DATA SHOWN:
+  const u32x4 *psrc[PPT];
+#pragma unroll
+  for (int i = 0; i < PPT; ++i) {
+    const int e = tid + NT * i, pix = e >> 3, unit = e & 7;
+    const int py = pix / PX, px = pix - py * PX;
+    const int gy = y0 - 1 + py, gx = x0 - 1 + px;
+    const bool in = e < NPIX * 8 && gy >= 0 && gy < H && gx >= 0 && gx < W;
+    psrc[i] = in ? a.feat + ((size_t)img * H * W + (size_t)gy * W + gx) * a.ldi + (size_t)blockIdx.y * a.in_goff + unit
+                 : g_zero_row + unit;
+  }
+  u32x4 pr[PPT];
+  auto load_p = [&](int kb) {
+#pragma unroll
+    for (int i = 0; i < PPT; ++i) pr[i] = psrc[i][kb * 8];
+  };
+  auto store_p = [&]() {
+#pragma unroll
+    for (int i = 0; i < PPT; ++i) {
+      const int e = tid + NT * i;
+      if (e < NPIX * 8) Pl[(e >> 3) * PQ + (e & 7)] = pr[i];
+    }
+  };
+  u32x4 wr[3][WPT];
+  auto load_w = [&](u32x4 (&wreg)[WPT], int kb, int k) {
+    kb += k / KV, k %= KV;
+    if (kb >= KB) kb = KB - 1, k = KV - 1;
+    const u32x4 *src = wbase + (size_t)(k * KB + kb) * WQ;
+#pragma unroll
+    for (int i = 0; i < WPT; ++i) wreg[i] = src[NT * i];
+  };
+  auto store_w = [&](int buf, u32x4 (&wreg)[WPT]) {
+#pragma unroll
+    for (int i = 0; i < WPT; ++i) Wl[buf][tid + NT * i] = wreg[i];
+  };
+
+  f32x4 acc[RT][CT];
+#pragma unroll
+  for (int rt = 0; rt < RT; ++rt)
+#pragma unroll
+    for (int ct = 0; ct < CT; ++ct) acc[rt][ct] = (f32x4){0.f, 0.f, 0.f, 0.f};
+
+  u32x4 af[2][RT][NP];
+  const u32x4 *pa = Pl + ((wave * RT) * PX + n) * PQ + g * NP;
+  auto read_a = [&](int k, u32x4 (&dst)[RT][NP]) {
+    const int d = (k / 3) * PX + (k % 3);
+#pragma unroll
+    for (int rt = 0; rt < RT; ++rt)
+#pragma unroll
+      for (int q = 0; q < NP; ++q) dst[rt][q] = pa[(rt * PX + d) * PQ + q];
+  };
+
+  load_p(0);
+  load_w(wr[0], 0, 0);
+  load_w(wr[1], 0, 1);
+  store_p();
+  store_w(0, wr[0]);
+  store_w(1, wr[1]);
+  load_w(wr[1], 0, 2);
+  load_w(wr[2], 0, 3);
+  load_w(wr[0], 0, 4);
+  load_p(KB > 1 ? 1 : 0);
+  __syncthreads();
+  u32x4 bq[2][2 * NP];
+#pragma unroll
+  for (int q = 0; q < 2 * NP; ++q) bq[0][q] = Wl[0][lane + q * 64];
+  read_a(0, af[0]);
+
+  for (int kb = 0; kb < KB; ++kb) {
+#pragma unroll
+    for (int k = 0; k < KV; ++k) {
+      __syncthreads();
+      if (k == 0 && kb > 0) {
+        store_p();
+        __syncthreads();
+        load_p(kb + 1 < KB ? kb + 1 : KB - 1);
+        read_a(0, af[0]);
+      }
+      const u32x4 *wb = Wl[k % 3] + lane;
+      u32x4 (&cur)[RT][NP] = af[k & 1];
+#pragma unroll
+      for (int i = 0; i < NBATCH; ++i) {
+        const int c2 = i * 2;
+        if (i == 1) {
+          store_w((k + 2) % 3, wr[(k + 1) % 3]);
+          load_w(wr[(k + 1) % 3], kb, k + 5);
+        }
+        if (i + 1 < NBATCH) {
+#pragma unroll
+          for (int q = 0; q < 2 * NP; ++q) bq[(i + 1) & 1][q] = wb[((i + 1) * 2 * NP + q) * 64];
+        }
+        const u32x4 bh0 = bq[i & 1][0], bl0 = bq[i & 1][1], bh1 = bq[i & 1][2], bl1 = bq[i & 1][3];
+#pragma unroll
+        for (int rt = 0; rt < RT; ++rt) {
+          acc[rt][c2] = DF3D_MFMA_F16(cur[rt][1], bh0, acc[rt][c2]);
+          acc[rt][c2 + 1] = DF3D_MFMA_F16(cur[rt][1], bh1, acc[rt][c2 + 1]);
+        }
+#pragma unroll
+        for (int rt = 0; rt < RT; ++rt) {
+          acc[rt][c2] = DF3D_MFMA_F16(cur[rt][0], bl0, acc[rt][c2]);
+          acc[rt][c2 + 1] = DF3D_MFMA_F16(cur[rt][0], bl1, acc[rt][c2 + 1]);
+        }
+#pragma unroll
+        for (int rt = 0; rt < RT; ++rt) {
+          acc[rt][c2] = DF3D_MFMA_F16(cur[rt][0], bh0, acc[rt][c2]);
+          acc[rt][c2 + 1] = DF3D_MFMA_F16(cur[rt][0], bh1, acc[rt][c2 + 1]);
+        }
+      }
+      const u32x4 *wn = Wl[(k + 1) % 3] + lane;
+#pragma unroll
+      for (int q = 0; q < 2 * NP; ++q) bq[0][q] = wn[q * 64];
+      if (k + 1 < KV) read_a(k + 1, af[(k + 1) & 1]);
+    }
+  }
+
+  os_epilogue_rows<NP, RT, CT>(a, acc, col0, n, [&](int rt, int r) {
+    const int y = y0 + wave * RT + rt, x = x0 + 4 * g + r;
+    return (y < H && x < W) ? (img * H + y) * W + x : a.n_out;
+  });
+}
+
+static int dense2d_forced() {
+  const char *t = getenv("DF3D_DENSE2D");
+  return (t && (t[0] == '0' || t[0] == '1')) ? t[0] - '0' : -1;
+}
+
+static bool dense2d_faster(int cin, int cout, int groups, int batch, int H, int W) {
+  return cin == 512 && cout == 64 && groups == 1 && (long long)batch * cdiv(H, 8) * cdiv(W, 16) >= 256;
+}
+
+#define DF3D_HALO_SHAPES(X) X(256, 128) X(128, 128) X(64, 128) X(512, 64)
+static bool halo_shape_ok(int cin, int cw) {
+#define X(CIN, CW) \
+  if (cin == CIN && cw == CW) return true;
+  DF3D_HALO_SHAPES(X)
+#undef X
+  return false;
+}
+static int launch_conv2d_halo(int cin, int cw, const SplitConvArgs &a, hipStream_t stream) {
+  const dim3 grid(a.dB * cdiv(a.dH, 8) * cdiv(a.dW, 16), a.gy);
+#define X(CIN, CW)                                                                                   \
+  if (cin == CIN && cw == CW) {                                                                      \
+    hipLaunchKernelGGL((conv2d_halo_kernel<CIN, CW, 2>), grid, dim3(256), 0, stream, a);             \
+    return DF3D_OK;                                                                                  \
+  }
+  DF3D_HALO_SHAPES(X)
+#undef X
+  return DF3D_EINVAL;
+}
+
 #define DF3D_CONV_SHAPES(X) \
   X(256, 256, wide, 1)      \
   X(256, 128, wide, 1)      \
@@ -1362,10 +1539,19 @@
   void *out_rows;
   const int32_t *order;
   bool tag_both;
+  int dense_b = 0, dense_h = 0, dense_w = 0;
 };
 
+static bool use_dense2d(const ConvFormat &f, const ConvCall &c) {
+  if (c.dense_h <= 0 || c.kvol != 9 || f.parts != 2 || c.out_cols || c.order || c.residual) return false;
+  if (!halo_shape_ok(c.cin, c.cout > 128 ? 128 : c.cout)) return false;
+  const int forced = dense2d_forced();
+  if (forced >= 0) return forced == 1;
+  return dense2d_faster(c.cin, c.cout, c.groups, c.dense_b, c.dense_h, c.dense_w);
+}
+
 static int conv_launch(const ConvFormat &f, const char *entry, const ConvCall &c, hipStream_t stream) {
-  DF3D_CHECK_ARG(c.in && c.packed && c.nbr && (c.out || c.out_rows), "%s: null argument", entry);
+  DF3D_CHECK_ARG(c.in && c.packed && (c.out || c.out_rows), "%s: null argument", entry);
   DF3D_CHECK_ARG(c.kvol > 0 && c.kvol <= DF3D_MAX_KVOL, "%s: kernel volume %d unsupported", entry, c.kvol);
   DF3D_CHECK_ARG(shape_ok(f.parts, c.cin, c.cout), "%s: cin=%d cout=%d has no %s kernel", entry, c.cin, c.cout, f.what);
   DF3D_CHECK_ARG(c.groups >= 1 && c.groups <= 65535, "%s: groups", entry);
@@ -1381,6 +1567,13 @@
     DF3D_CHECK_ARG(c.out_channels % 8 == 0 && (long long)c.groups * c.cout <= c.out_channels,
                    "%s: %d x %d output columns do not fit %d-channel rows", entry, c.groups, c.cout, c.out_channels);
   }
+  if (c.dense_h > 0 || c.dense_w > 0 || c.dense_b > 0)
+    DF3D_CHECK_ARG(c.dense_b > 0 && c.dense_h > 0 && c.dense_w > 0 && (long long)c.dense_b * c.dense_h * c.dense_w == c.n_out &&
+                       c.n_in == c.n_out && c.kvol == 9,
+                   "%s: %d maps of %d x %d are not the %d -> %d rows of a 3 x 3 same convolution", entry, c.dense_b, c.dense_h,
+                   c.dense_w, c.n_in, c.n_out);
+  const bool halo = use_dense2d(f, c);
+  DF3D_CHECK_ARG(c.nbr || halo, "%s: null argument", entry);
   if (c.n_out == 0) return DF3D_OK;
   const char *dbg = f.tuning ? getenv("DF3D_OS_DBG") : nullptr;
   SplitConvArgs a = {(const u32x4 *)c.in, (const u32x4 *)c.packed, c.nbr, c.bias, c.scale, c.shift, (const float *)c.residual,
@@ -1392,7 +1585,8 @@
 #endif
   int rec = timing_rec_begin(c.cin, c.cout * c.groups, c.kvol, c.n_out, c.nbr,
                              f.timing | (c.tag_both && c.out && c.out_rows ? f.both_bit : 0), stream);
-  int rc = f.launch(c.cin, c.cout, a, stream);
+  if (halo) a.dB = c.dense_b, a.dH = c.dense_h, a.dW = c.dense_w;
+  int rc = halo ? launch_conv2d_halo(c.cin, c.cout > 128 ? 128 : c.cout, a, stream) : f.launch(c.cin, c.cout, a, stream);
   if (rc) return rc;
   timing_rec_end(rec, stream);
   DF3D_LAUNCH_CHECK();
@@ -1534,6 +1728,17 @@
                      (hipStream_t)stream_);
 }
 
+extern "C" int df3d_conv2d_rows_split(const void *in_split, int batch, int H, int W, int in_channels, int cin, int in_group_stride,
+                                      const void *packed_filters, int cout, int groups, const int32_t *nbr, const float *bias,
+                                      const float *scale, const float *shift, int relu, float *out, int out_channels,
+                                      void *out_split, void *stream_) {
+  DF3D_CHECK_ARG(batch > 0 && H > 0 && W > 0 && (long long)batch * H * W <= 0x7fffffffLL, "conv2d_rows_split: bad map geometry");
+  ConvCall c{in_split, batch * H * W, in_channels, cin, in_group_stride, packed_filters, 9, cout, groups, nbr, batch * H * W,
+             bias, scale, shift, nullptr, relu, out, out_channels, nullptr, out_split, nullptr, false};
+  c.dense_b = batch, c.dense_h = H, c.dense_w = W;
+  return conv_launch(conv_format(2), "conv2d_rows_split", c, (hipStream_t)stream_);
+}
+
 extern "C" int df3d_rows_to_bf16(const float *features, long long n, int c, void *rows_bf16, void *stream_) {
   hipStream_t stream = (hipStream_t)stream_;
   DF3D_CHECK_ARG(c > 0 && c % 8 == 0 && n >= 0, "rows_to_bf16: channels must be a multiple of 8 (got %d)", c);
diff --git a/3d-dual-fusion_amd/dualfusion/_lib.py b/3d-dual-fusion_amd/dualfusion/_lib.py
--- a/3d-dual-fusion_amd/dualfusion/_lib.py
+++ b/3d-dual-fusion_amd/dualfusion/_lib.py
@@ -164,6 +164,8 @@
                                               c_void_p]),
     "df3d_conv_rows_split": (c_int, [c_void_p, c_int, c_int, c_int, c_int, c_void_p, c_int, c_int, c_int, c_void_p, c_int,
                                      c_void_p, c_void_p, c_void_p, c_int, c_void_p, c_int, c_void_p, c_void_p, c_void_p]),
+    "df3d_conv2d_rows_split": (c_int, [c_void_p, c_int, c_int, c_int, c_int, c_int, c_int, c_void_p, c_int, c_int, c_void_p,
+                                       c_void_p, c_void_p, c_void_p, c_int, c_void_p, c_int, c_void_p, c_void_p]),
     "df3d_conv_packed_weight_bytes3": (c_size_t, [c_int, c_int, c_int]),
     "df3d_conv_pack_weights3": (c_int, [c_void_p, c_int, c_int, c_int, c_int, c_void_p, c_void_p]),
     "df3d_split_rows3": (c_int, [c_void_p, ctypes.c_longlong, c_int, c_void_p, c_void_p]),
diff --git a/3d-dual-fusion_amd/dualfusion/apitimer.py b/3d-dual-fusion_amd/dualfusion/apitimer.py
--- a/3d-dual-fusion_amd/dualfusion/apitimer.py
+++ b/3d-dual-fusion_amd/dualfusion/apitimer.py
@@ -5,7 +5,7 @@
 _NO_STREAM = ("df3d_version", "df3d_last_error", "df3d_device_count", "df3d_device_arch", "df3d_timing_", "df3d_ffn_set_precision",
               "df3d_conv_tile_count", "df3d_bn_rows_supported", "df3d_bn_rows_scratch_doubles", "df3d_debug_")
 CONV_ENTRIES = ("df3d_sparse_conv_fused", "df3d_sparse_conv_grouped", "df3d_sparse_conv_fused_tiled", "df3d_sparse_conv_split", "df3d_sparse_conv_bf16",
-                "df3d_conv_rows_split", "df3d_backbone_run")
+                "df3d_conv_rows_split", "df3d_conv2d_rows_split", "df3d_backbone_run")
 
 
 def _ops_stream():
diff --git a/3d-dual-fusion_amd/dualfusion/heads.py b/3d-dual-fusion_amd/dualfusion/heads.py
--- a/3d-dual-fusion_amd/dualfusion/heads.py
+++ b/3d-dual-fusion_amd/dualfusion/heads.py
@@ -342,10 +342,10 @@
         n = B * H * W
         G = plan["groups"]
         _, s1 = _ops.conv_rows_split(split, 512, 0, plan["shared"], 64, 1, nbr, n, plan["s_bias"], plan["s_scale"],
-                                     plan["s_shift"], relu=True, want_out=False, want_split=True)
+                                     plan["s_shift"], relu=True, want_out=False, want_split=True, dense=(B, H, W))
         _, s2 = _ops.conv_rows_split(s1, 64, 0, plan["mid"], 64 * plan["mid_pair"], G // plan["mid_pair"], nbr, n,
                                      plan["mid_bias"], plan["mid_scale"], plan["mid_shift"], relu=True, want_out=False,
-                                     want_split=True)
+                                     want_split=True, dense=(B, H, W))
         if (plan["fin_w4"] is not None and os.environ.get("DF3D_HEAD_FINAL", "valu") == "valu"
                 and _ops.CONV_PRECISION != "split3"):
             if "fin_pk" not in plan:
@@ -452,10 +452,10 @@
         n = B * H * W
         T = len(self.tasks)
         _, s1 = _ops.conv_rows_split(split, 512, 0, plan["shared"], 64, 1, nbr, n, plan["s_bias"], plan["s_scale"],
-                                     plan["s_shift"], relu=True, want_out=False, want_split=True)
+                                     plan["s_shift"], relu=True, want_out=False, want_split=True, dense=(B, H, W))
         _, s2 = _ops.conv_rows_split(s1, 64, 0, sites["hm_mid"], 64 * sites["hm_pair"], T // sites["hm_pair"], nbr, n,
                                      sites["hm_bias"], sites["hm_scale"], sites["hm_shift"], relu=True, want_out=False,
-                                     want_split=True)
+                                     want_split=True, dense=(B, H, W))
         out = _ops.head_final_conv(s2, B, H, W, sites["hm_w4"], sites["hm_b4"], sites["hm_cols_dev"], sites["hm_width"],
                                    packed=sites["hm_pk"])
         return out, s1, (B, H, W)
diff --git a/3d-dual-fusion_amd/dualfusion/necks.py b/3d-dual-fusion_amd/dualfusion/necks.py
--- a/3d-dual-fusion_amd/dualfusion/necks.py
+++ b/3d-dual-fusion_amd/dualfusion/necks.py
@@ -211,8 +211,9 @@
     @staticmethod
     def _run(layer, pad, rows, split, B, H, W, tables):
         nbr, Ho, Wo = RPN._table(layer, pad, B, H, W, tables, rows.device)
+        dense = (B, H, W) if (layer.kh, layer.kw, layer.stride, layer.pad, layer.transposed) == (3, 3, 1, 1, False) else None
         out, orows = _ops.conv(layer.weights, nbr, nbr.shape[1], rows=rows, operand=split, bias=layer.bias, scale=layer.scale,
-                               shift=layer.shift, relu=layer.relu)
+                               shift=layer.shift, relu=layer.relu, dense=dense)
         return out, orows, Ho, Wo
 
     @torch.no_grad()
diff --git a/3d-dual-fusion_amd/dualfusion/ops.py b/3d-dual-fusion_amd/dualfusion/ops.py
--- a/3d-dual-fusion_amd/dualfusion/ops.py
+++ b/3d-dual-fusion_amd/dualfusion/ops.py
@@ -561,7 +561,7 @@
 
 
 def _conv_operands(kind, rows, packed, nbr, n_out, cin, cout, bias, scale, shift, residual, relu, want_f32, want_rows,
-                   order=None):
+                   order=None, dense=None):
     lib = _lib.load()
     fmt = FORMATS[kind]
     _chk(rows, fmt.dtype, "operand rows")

TASK ITEM: The lines to extract from the data above begin with the line containing "const char *dbg" and end with the line containing "rc = f.launch(c.cin, c.cout, a, stream);". Extract them exactly, including both.

RESULT BELOW:
   const char *dbg = f.tuning ? getenv("DF3D_OS_DBG") : nullptr;
   SplitConvArgs a = {(const u32x4 *)c.in, (const u32x4 *)c.packed, c.nbr, c.bias, c.scale, c.shift, (const float *)c.residual,
@@ -1392,7 +1585,8 @@
 #endif
   int rec = timing_rec_begin(c.cin, c.cout * c.groups, c.kvol, c.n_out, c.nbr,
                              f.timing | (c.tag_both && c.out && c.out_rows ? f.both_bit : 0), stream);
-  int rc = f.launch(c.cin, c.cout, a, stream);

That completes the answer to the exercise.